El disco de las comparaciones terminadas: Txus admite que sacaron Malicia a toda prisa (apenas un año después del anterior) para que a Rafa Blas dejen de compararlo con sus predecesores. Según el líder, ya ha gritado suficiente y ahora toca demostrar que puede cantar en medios tiempos, aunque reconozca que su propia forma de componer es "muy obvia y comercial".
Delegar por aburrimiento: En un arranque de honestidad (o cansancio), Txus confiesa que ha dado un paso atrás en la composición para dejar que los nuevos "tengan hambre". De hecho, tiene cuatro canciones suyas en el banquillo porque no quería saturar el disco con su estilo de siempre.
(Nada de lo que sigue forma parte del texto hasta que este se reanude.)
## Derive tile ranges from histogram counts instead of edge detection and fixup kernel

The final radix pass no longer tracks per-block edge tiles and then runs a separate ranges_fixup kernel. Per-tile counts are now accumulated during the histogram pass, using a small shared-memory window for the first tiles of each block and global atomics for the rest. An extra block in the scatter kernel then prefix-scans those counts into start/end ranges. This drops the edge workspace, one kernel launch and the per-element neighbour comparisons in the scatter, at the cost of more atomics in the histogram and a serial scan over all tiles in one block. It also adds launch-bounds occupancy hints to the final scatter.

```diff
diff --git a/3dgs-native_amd/csrc/api.hip b/3dgs-native_amd/csrc/api.hip
--- a/3dgs-native_amd/csrc/api.hip
+++ b/3dgs-native_amd/csrc/api.hip
@@ -45,7 +45,6 @@
     w.hist = c.take<int32_t>(256 * ((size_t)gsr_radix_blocks(D) + 1));
     w.acc[0] = c.take<int32_t>(gsr_radix_acc_ints(D));
     w.acc[1] = c.take<int32_t>(gsr_radix_acc_ints(D));
-    w.edge = c.take<int32_t>(3 * 256 * ((size_t)gsr_radix_blocks(D) + 1));
     w.tile_a = c.take<uint64_t>((size_t)D);
     w.tile_b = c.take<uint64_t>((size_t)D);
     w.bytes = c.off + 256;
@@ -439,7 +438,7 @@
     mark(st, 5, s);
     HIP_TRY(gsr_launch_expand_blocks(plan, gw, bw, N, cam.grid_x, D, d_count, s));
     mark(st, 6, s);
-    HIP_TRY(gsr_launch_tile_partition(plan, bw, binning->point_list, binning->ranges, D, d_count, s));
+    HIP_TRY(gsr_launch_tile_partition(plan, bw, binning->point_list, binning->ranges, tiles, D, d_count, s));
     mark(st, 7, s);
     mark(st, 8, s);
     void *clear = binning->backward_ws ? carve_bwd(binning->backward_ws, N).acc : nullptr;
diff --git a/3dgs-native_amd/csrc/gsr_internal.h b/3dgs-native_amd/csrc/gsr_internal.h
--- a/3dgs-native_amd/csrc/gsr_internal.h
+++ b/3dgs-native_amd/csrc/gsr_internal.h
@@ -129,7 +129,6 @@
 struct BinWs {
     int32_t *hist;
     int32_t *acc[2];
-    int32_t *edge;
     uint64_t *tile_a;
     uint64_t *tile_b;
     size_t bytes;
@@ -138,8 +137,8 @@
                                           int zero_b_n, int bo_flag, hipStream_t s);
 hipError_t gsr_launch_expand_blocks(const TilePlan &plan, const GeomWs &ws, const BinWs &bw, int64_t n, int grid_x, int64_t D, const int32_t *d_count,
                                     hipStream_t s);
-hipError_t gsr_launch_tile_partition(const TilePlan &plan, const BinWs &bw, int32_t *point_list, int32_t *ranges, int64_t D, const int32_t *d_count,
-                                     hipStream_t s);
+hipError_t gsr_launch_tile_partition(const TilePlan &plan, const BinWs &bw, int32_t *point_list, int32_t *ranges, int tiles, int64_t D,
+                                     const int32_t *d_count, hipStream_t s);
 #define GSR_BO_BANDS 8
 #define GSR_BO_CLASSES 32
 #define GSR_BO_SHARDS 16
diff --git a/3dgs-native_amd/csrc/scan_sort.hip b/3dgs-native_amd/csrc/scan_sort.hip
--- a/3dgs-native_amd/csrc/scan_sort.hip
+++ b/3dgs-native_amd/csrc/scan_sort.hip
@@ -225,14 +225,38 @@
     else return (int)((item >> shift) & ((1 << BITS) - 1));
 }
 
-template <int RADIX_ITEMS, int BITS, typename ItemT, bool DEPTH>
+struct ScatterFinal {
+    int32_t *point_list;
+    int32_t *ranges;
+    int tiles;
+    int count_is_digit;
+    int32_t *totals;
+    int id_shift;
+    int narrow_id_bits;
+    const int32_t *low_totals;
+    int low_bits;
+};
+
+constexpr int TILE_WIN = 2;
+template <int RADIX_ITEMS, int BITS, typename ItemT, bool DEPTH, bool TILES = false, bool LOWREC = false>
 __device__ __forceinline__ void radix_hist_block(const ItemT *__restrict__ in, int32_t *__restrict__ hist, int32_t *__restrict__ acc, int64_t n, int shift,
-                                                 int sb, int block, uint32_t kmin, uint32_t krange, bool drop_culled)
-{
+                                                 int sb, int block, uint32_t kmin, uint32_t krange, bool drop_culled, const ScatterFinal &fin)
+{
+    static_assert(!LOWREC || TILES, "the lower part is only wanted for the tile counts");
     constexpr int CHUNK = 256 * RADIX_ITEMS;
     constexpr int RADIX = 1 << BITS;
-    __shared__ int h[RADIX];
-    if (threadIdx.x < RADIX) h[threadIdx.x] = 0;
+    constexpr int ROWS = TILES ? TILE_WIN + 1 : 1;
+    __shared__ int h[ROWS * RADIX];
+    __shared__ int s_seg[LOWREC ? 257 : 1];
+    __shared__ int s_tmp[LOWREC ? 4 : 1];
+    for (int k = threadIdx.x; k < ROWS * RADIX; k += 256) h[k] = 0;
+    if constexpr (LOWREC) {
+        int tot;
+        const int v = ((int)threadIdx.x < (1 << fin.low_bits)) ? fin.low_totals[threadIdx.x] : 0;
+        const int inc = block_incl_scan_256(v, s_tmp, &tot);
+        s_seg[threadIdx.x + 1] = inc;
+        if (threadIdx.x == 0) s_seg[0] = 0;
+    }
     __syncthreads();
     const int64_t base = (int64_t)block * CHUNK;
     constexpr int VEC = 16 / (int)sizeof(ItemT);
@@ -248,6 +272,23 @@
             for (int j = 0; j < VEC; ++j) item[r].v[j] = k + j < n ? in[k + j] : (ItemT)0;
         }
     }
+    const int low_bits = !TILES ? 0 : LOWREC ? fin.low_bits : shift - fin.id_shift;
+    const uint32_t low_mask = (1u << low_bits) - 1u;
+    auto low_of = [&](ItemT it, int64_t k) -> uint32_t {
+        if constexpr (LOWREC) {
+            int p = 0;
+#pragma unroll
+            for (int step = 128; step >= 1; step >>= 1)
+                if (s_seg[p + step] <= (int)k) p += step;
+            return (uint32_t)p;
+        } else {
+            return (uint32_t)(it >> fin.id_shift) & low_mask;
+        }
+    };
+    uint32_t low0 = 0u;
+    if constexpr (TILES) {
+        if (base < n) low0 = low_of(in[base], base);
+    }
 #pragma unroll
     for (int r = 0; r < RADIX_ITEMS / VEC; ++r) {
 #pragma unroll
@@ -255,20 +296,42 @@
             const int64_t k = base + (int64_t)(r * 256 + (int)threadIdx.x) * VEC + j;
             bool take = k < n;
             if constexpr (DEPTH) take = take && !(drop_culled && (uint32_t)(item[r].v[j] >> 32) == 0xFFFFFFFFu);
-            if (take) atomicAdd(&h[radix_digit<DEPTH, BITS>(item[r].v[j], shift, kmin, krange)], 1);
-        }
-    }
-    __syncthreads();
+            if (take) {
+                const int d = radix_digit<DEPTH, BITS>(item[r].v[j], shift, kmin, krange);
+                if constexpr (TILES) {
+                    const uint32_t low = low_of(item[r].v[j], k), row = low - low0;
+                    if (row < (uint32_t)TILE_WIN) atomicAdd(&h[(int)row * RADIX + d], 1);
+                    else {
+                        atomicAdd(&h[TILE_WIN * RADIX + d], 1);
+                        const uint32_t tile = ((uint32_t)d << low_bits) | low;
+                        if (tile < (uint32_t)fin.tiles) atomicAdd(&fin.ranges[2 * (size_t)tile + 1], 1);
+                    }
+                } else {
+                    atomicAdd(&h[d], 1);
+                }
+            }
+        }
+    }
+    __syncthreads();
+    if constexpr (TILES) {
+        for (int k = threadIdx.x; k < TILE_WIN * RADIX; k += 256) {
+            const int c = h[k];
+            const uint32_t tile = ((uint32_t)(k & (RADIX - 1)) << low_bits) | (low0 + (uint32_t)(k >> BITS));
+            if (c && tile < (uint32_t)fin.tiles) atomicAdd(&fin.ranges[2 * (size_t)tile + 1], c);
+        }
+    }
     if (threadIdx.x < RADIX) {
-        const int c = h[threadIdx.x];
+        int c = 0;
+#pragma unroll
+        for (int row = 0; row < ROWS; ++row) c += h[row * RADIX + threadIdx.x];
         hist[(size_t)block * RADIX + threadIdx.x] = c;
         if (c) atomicAdd(&acc[256 + (block / sb) * 256 + threadIdx.x], c);
     }
 }
 
-template <int RADIX_ITEMS, int BITS, typename ItemT, bool DEPTH = false>
+template <int RADIX_ITEMS, int BITS, typename ItemT, bool DEPTH = false, bool TILES = false, bool LOWREC = false>
 __global__ __launch_bounds__(256) void radix_hist_kernel(const ItemT *__restrict__ in, int32_t *__restrict__ hist, int32_t *__restrict__ acc,
-                                                         int64_t n, int shift, int sb, DepthPass dp)
+                                                         int64_t n, int shift, int sb, DepthPass dp, ScatterFinal fin)
 {
     constexpr int CHUNK = 256 * RADIX_ITEMS;
     uint32_t kmin = 0u, krange = 0u;
@@ -284,13 +347,14 @@
         n = c.n_vis;
         if ((int64_t)blockIdx.x * CHUNK >= n) return;
     }
-    radix_hist_block<RADIX_ITEMS, BITS, ItemT, DEPTH>(in, hist, acc, n, shift, sb, (int)blockIdx.x, kmin, krange, false);
-}
-template <int RADIX_ITEMS, int BITS, typename ItemT>
+    radix_hist_block<RADIX_ITEMS, BITS, ItemT, DEPTH, TILES, LOWREC>(in, hist, acc, n, shift, sb, (int)blockIdx.x, kmin, krange, false, fin);
+}
+template <int RADIX_ITEMS, int BITS, typename ItemT, bool TILES, bool LOWREC>
 __global__ __launch_bounds__(256) void radix_hist_cap_kernel(const ItemT *__restrict__ in, int32_t *__restrict__ hist, int32_t *__restrict__ acc,
-                                                             int64_t n, int shift, int sb, const int32_t *__restrict__ d_count)
-{
-    radix_hist_block<RADIX_ITEMS, BITS, ItemT, false>(in, hist, acc, gsr_capped_count(d_count, n), shift, sb, (int)blockIdx.x, 0u, 0u, false);
+                                                             int64_t n, int shift, int sb, const int32_t *__restrict__ d_count, ScatterFinal fin)
+{
+    radix_hist_block<RADIX_ITEMS, BITS, ItemT, false, TILES, LOWREC>(in, hist, acc, gsr_capped_count(d_count, n), shift, sb, (int)blockIdx.x, 0u, 0u, false,
+                                                                     fin);
 }
 
 template <int HIST_ITEMS>
@@ -304,7 +368,7 @@
     } else if ((int)blockIdx.x < nb_scan + n_ctl) {
         depth_ctl_from_blocks(blk_minmax, nblk, ctl, (int)blockIdx.x - nb_scan, n_ctl, total_out);
     } else {
-        radix_hist_block<HIST_ITEMS, 8, uint64_t, true>(items, hist, acc_first, n, 0, sb, (int)blockIdx.x - nb_scan - n_ctl, 0u, 0xFFFFFFFFu, true);
+        radix_hist_block<HIST_ITEMS, 8, uint64_t, true>(items, hist, acc_first, n, 0, sb, (int)blockIdx.x - nb_scan - n_ctl, 0u, 0xFFFFFFFFu, true, ScatterFinal{});
     }
 }
 
@@ -373,22 +437,55 @@
     int64_t n_total;
 };
 
-struct ScatterFinal {
-    int32_t *point_list;
-    int32_t *ranges;
-    int32_t *edge_first;
-    int32_t *edge_last;
-    int32_t *edge_pos;
-    int32_t *totals;
-    int id_shift;
-    int narrow_id_bits;
-    const int32_t *low_totals;
-    int low_bits;
-};
-
-template <int RADIX_ITEMS, int BITS, typename ItemT, bool CARRY = false, bool FINAL = false, bool DEPTH = false, int THREADS = 256, bool LOWREC = false,
-          bool PACKCAP = false, bool CAP = false>
-__global__ __launch_bounds__(THREADS) void radix_scatter_kernel(const ItemT *__restrict__ in, ItemT *__restrict__ out,
+template <int THREADS, int RADIX>
+__device__ __forceinline__ void ranges_from_counts(const ScatterFinal &fin, const int32_t *__restrict__ acc, int nb, int sb, bool prefixed, int *s_cnt ,
+                                                   int *s_tmp )
+{
+    constexpr int NW = THREADS / 64, PER = 4096 / THREADS;
+    const int tid = threadIdx.x;
+    if (fin.count_is_digit) {
+        if (tid < RADIX) {
+            int c = 0;
+            if (prefixed) c = acc[tid];
+            else {
+#pragma unroll 4
+                for (int t = 0, nsuper = (nb + sb - 1) / sb; t < nsuper; ++t) c += acc[256 + (size_t)t * 256 + tid];
+            }
+            s_cnt[tid] = c;
+        }
+        __syncthreads();
+    }
+    int2 *const r2 = reinterpret_cast<int2 *>(fin.ranges);
+    int carry = 0;
+#pragma unroll 1
+    for (int t0 = 0; t0 < fin.tiles; t0 += 4096) {
+        const int tb = t0 + tid * PER;
+        int c[PER], sum = 0;
+#pragma unroll
+        for (int j = 0; j < PER; ++j) {
+            const int t = tb + j;
+            c[j] = t >= fin.tiles ? 0 : !fin.count_is_digit ? fin.ranges[2 * (size_t)t + 1] : t < RADIX ? s_cnt[t] : 0;
+        }
+#pragma unroll
+        for (int j = 0; j < PER; ++j) sum += c[j];
+        int tot;
+        int run = carry + block_incl_scan_nw<NW>(sum, s_tmp, &tot) - sum;
+#pragma unroll
+        for (int j = 0; j < PER; ++j) {
+            if (c[j] > 0) r2[tb + j] = make_int2(run, run + c[j]);
+            run += c[j];
+        }
+        carry += tot;
+    }
+}
+
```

Se ve que tras 35 años, hasta él necesita un descanso de sí mismo.
La violación y la salud mental: Se ponen serios con temas como "Mi cuerpo y yo nos dejamos de hablar", donde tratan una violación de forma cruda y explícita, defendiendo que a veces hay que llamar a las cosas por su nombre sin eufemismos. También tocan la ansiedad en "Quiero ser libre", aunque Txus aclara que su método personal para cuidar la salud mental es, básicamente, beber mucha cerveza y no ir a misa.
El trauma del "Grupo de Verbena": Todavía les escuece que les llamen banda de verbena. Txus se defiende con el argumento de que si tocan en fiestas de pueblos es porque han llegado tan alto que los ayuntamientos los quieren, rematando con su habitual elegancia: "Me aparcas el Mercedes, que estoy llegando a la verbena".
EL ÁNGEL DEL RUIDO
Mägo de Oz es esa banda que vive en un perpetuo estado de sitio: amados en América, cuestionados en España y dirigidos por un capitán que ya no necesita componer porque el logo de la bruja hace el trabajo por él. Si el 7 de marzo en Vistalegre suena la flauta (o el violín), será porque la maquinaria empresarial sigue engrasada con cerveza y el orgullo herido de quien se sabe rico pero no siempre respetado.